• Dataset entries
@@ -31,45 +75,11 @@
     if (a2q_fill) a2q_fill[idx] = -1;
     return;
   }
-  const float* an = anchor + ((size_t)b * A + a) * 11;
-  const float* P = proj + ((size_t)b * cams + cam) * 16;
-  const float cx = an[0], cy = an[1], cz = an[2];
-  const float sw = fminf(expf(an[3]), lim_w), sl = fminf(expf(an[4]), lim_l), sh = fminf(expf(an[5]), lim_h);
-  const float sn = an[6], cs = an[7];
-
-  float xmin = INFINITY, xmax = -INFINITY, ymin = INFINITY, ymax = -INFINITY;
-  bool corner_valid = false;
-  float ctr_x = 0.f, ctr_y = 0.f, ctr_d = 0.f;
-  for (int k = 0; k < 9; ++k) {
-    float px, py, pz;
-    if (k < 8) {
-      const float ox = (((k >> 2) & 1) - 0.5f) * sw, oy = (((k >> 1) & 1) - 0.5f) * sl, oz = ((k & 1) - 0.5f) * sh;
-      px = cs * ox - sn * oy + cx;
-      py = sn * ox + cs * oy + cy;
-      pz = oz + cz;
-    } else {
-      px = cx; py = cy; pz = cz;
-    }
-    const float u = P[0] * px + P[1] * py + P[2] * pz + P[3];
-    const float v = P[4] * px + P[5] * py + P[6] * pz + P[7];
-    const float d = P[8] * px + P[9] * py + P[10] * pz + P[11];
-    const float dc = fmaxf(d, 1e-5f);
-    const float x = u / dc, y = v / dc;
-    const bool inside = 0.f < x && x < img_w && 0.f < y && y < img_h;
-    if (k < 8) {
-      corner_valid = corner_valid || (d > 0.f && inside);
-      xmin = fminf(xmin, x); xmax = fmaxf(xmax, x);
-      ymin = fminf(ymin, y); ymax = fmaxf(ymax, y);
-    } else {
-      ctr_x = x; ctr_y = y; ctr_d = d;
-    }
-  }
-  const bool center_valid = 0.f < ctr_x && ctr_x < img_w && 0.f < ctr_y && ctr_y < img_h;
-  float sx = (fminf(fmaxf(xmin, 0.f), img_w) + fminf(fmaxf(xmax, 0.f), img_w)) / 2.f;
-  float sy = (fminf(fmaxf(ymin, 0.f), img_h) + fminf(fmaxf(ymax, 0.f), img_h)) / 2.f;
-  if (center_valid) { sx = ctr_x; sy = ctr_y; }
+  float sx, sy, ctr_d;
+  const unsigned char f = project_anchor(anchor + ((size_t)b * A + a) * 11, proj + ((size_t)b * cams + cam) * 16, img_w, img_h,
+                                         lim_w, lim_l, lim_h, sx, sy, ctr_d);
   const size_t o = ((size_t)b * cams + cam) * A + a;
-  flag[o] = center_valid ? 2 : (corner_valid ? 1 : 0);
+  flag[o] = f;
   sel_xy[2 * o] = sx;
   sel_xy[2 * o + 1] = sy;
   depth[o] = ctr_d;
@@ -260,6 +270,142 @@
   for (int c = threadIdx.x; c < C4; c += blockDim.x) o[c] = a >= 0 ? r[c] : make_float4(0.f, 0.f, 0.f, 0.f);
 }
 
+constexpr int kProjectThreads = 1024;
+template <bool MASKED>
+__global__ __launch_bounds__(kProjectThreads) void alloc_project_compact_kernel(
+    unsigned char* __restrict__ flag, float* __restrict__ sel_xy, float* __restrict__ depth, int* __restrict__ count,
+    int* __restrict__ order, int* __restrict__ a2q_fill, const float* __restrict__ anchor, const float* __restrict__ proj, int A,
+    int cams, float img_w, float img_h, float lim_w, float lim_l, float lim_h, const unsigned char* __restrict__ cam_valid,
+    int* __restrict__ clear, int n_clear) {
+  constexpr int kWaves = kProjectThreads / 64;
+  __shared__ int s_wave[kWaves];
+  const int bc = blockIdx.x;
+  const int b = bc / cams, cam = bc - b * cams;
+  const int lane = threadIdx.x & 63, wave = threadIdx.x >> 6;
+  bool off = false;
+  if (MASKED) off = !cam_valid[bc];
+  float P[12];
+#pragma unroll
+  for (int i = 0; i < 12; ++i) P[i] = off ? 0.f : proj[(size_t)bc * 16 + i];
+  int base = 0;
+  for (int a0 = 0; a0 < A; a0 += kProjectThreads) {
+    if (a0 > 0) {
+      simpb::stores_retired();
+      __syncthreads();
+    }
+    const int a = a0 + threadIdx.x;
+    const bool live = a < A;
+    float an[8];
+#pragma unroll
+    for (int i = 0; i < 8; ++i) an[i] = (live && !off) ? anchor[((size_t)b * A + a) * 11 + i] : 0.f;
+    simpb::loads_retired();
+    float sx, sy, ctr_d;
+    int f = project_anchor(an, P, img_w, img_h, lim_w, lim_l, lim_h, sx, sy, ctr_d);
+    if (off) { f = 0; sx = 0.f; sy = 0.f; ctr_d = 0.f; }
+    simpb::pin(f); simpb::pin(sx); simpb::pin(sy); simpb::pin(ctr_d);
+    const bool on = live && f != 0;
+    const unsigned long long m = __ballot(on);
+    if (lane == 0) s_wave[wave] = __popcll(m);
+    __syncthreads();
+    int at = base + __popcll(m & ((1ull << lane) - 1ull));
+#pragma unroll
+    for (int w = 0; w < kWaves; ++w) {
+      const int n = s_wave[w];
+      if (w < wave) at += n;
+      base += n;
+    }
+    simpb::pin(at);
+    if (live) {
+      const size_t o = (size_t)bc * A + a;
+      flag[o] = (unsigned char)f;
+      sel_xy[2 * o] = sx;
+      sel_xy[2 * o + 1] = sy;
+      depth[o] = ctr_d;
+      a2q_fill[((size_t)b * A + a) * cams + cam] = -1;
+      if (on) order[(size_t)bc * A + at] = a;
+    }
+  }
+  if (threadIdx.x == 0) count[bc] = base;
+  if (bc == 0 && clear)
+    for (int i = threadIdx.x; i < n_clear; i += kProjectThreads) clear[i] = 0;
+}
+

• Work instructions
Leaving every word in place, output the whole listing above.

• Solution to this task
@@ -31,45 +75,11 @@
     if (a2q_fill) a2q_fill[idx] = -1;
     return;
   }
-  const float* an = anchor + ((size_t)b * A + a) * 11;
-  const float* P = proj + ((size_t)b * cams + cam) * 16;
-  const float cx = an[0], cy = an[1], cz = an[2];
-  const float sw = fminf(expf(an[3]), lim_w), sl = fminf(expf(an[4]), lim_l), sh = fminf(expf(an[5]), lim_h);
-  const float sn = an[6], cs = an[7];
-
-  float xmin = INFINITY, xmax = -INFINITY, ymin = INFINITY, ymax = -INFINITY;
-  bool corner_valid = false;
-  float ctr_x = 0.f, ctr_y = 0.f, ctr_d = 0.f;
-  for (int k = 0; k < 9; ++k) {
-    float px, py, pz;
-    if (k < 8) {
-      const float ox = (((k >> 2) & 1) - 0.5f) * sw, oy = (((k >> 1) & 1) - 0.5f) * sl, oz = ((k & 1) - 0.5f) * sh;
-      px = cs * ox - sn * oy + cx;
-      py = sn * ox + cs * oy + cy;
-      pz = oz + cz;
-    } else {
-      px = cx; py = cy; pz = cz;
-    }
-    const float u = P[0] * px + P[1] * py + P[2] * pz + P[3];
-    const float v = P[4] * px + P[5] * py + P[6] * pz + P[7];
-    const float d = P[8] * px + P[9] * py + P[10] * pz + P[11];
-    const float dc = fmaxf(d, 1e-5f);
-    const float x = u / dc, y = v / dc;
-    const bool inside = 0.f < x && x < img_w && 0.f < y && y < img_h;
-    if (k < 8) {
-      corner_valid = corner_valid || (d > 0.f && inside);
-      xmin = fminf(xmin, x); xmax = fmaxf(xmax, x);
-      ymin = fminf(ymin, y); ymax = fmaxf(ymax, y);
-    } else {
-      ctr_x = x; ctr_y = y; ctr_d = d;
-    }
-  }
-  const bool center_valid = 0.f < ctr_x && ctr_x < img_w && 0.f < ctr_y && ctr_y < img_h;
-  float sx = (fminf(fmaxf(xmin, 0.f), img_w) + fminf(fmaxf(xmax, 0.f), img_w)) / 2.f;
-  float sy = (fminf(fmaxf(ymin, 0.f), img_h) + fminf(fmaxf(ymax, 0.f), img_h)) / 2.f;
-  if (center_valid) { sx = ctr_x; sy = ctr_y; }
+  float sx, sy, ctr_d;
+  const unsigned char f = project_anchor(anchor + ((size_t)b * A + a) * 11, proj + ((size_t)b * cams + cam) * 16, img_w, img_h,
+                                         lim_w, lim_l, lim_h, sx, sy, ctr_d);
   const size_t o = ((size_t)b * cams + cam) * A + a;
-  flag[o] = center_valid ? 2 : (corner_valid ? 1 : 0);
+  flag[o] = f;
   sel_xy[2 * o] = sx;
   sel_xy[2 * o + 1] = sy;
   depth[o] = ctr_d;
@@ -260,6 +270,142 @@
   for (int c = threadIdx.x; c < C4; c += blockDim.x) o[c] = a >= 0 ? r[c] : make_float4(0.f, 0.f, 0.f, 0.f);
 }
 
+constexpr int kProjectThreads = 1024;
+template <bool MASKED>
+__global__ __launch_bounds__(kProjectThreads) void alloc_project_compact_kernel(
+    unsigned char* __restrict__ flag, float* __restrict__ sel_xy, float* __restrict__ depth, int* __restrict__ count,
+    int* __restrict__ order, int* __restrict__ a2q_fill, const float* __restrict__ anchor, const float* __restrict__ proj, int A,
+    int cams, float img_w, float img_h, float lim_w, float lim_l, float lim_h, const unsigned char* __restrict__ cam_valid,
+    int* __restrict__ clear, int n_clear) {
+  constexpr int kWaves = kProjectThreads / 64;
+  __shared__ int s_wave[kWaves];
+  const int bc = blockIdx.x;
+  const int b = bc / cams, cam = bc - b * cams;
+  const int lane = threadIdx.x & 63, wave = threadIdx.x >> 6;
+  bool off = false;
+  if (MASKED) off = !cam_valid[bc];
+  float P[12];
+#pragma unroll
+  for (int i = 0; i < 12; ++i) P[i] = off ? 0.f : proj[(size_t)bc * 16 + i];
+  int base = 0;
+  for (int a0 = 0; a0 < A; a0 += kProjectThreads) {
+    if (a0 > 0) {
+      simpb::stores_retired();
+      __syncthreads();
+    }
+    const int a = a0 + threadIdx.x;
+    const bool live = a < A;
+    float an[8];
+#pragma unroll
+    for (int i = 0; i < 8; ++i) an[i] = (live && !off) ? anchor[((size_t)b * A + a) * 11 + i] : 0.f;
+    simpb::loads_retired();
+    float sx, sy, ctr_d;
+    int f = project_anchor(an, P, img_w, img_h, lim_w, lim_l, lim_h, sx, sy, ctr_d);
+    if (off) { f = 0; sx = 0.f; sy = 0.f; ctr_d = 0.f; }
+    simpb::pin(f); simpb::pin(sx); simpb::pin(sy); simpb::pin(ctr_d);
+    const bool on = live && f != 0;
+    const unsigned long long m = __ballot(on);
+    if (lane == 0) s_wave[wave] = __popcll(m);
+    __syncthreads();
+    int at = base + __popcll(m & ((1ull << lane) - 1ull));
+#pragma unroll
+    for (int w = 0; w < kWaves; ++w) {
+      const int n = s_wave[w];
+      if (w < wave) at += n;
+      base += n;
+    }
+    simpb::pin(at);
+    if (live) {
+      const size_t o = (size_t)bc * A + a;
+      flag[o] = (unsigned char)f;
+      sel_xy[2 * o] = sx;
+      sel_xy[2 * o + 1] = sy;
+      depth[o] = ctr_d;
+      a2q_fill[((size_t)b * A + a) * cams + cam] = -1;
+      if (on) order[(size_t)bc * A + at] = a;
+    }
+  }
+  if (threadIdx.x == 0) count[bc] = base;
+  if (bc == 0 && clear)
+    for (int i = threadIdx.x; i < n_clear; i += kProjectThreads) clear[i] = 0;
+}
+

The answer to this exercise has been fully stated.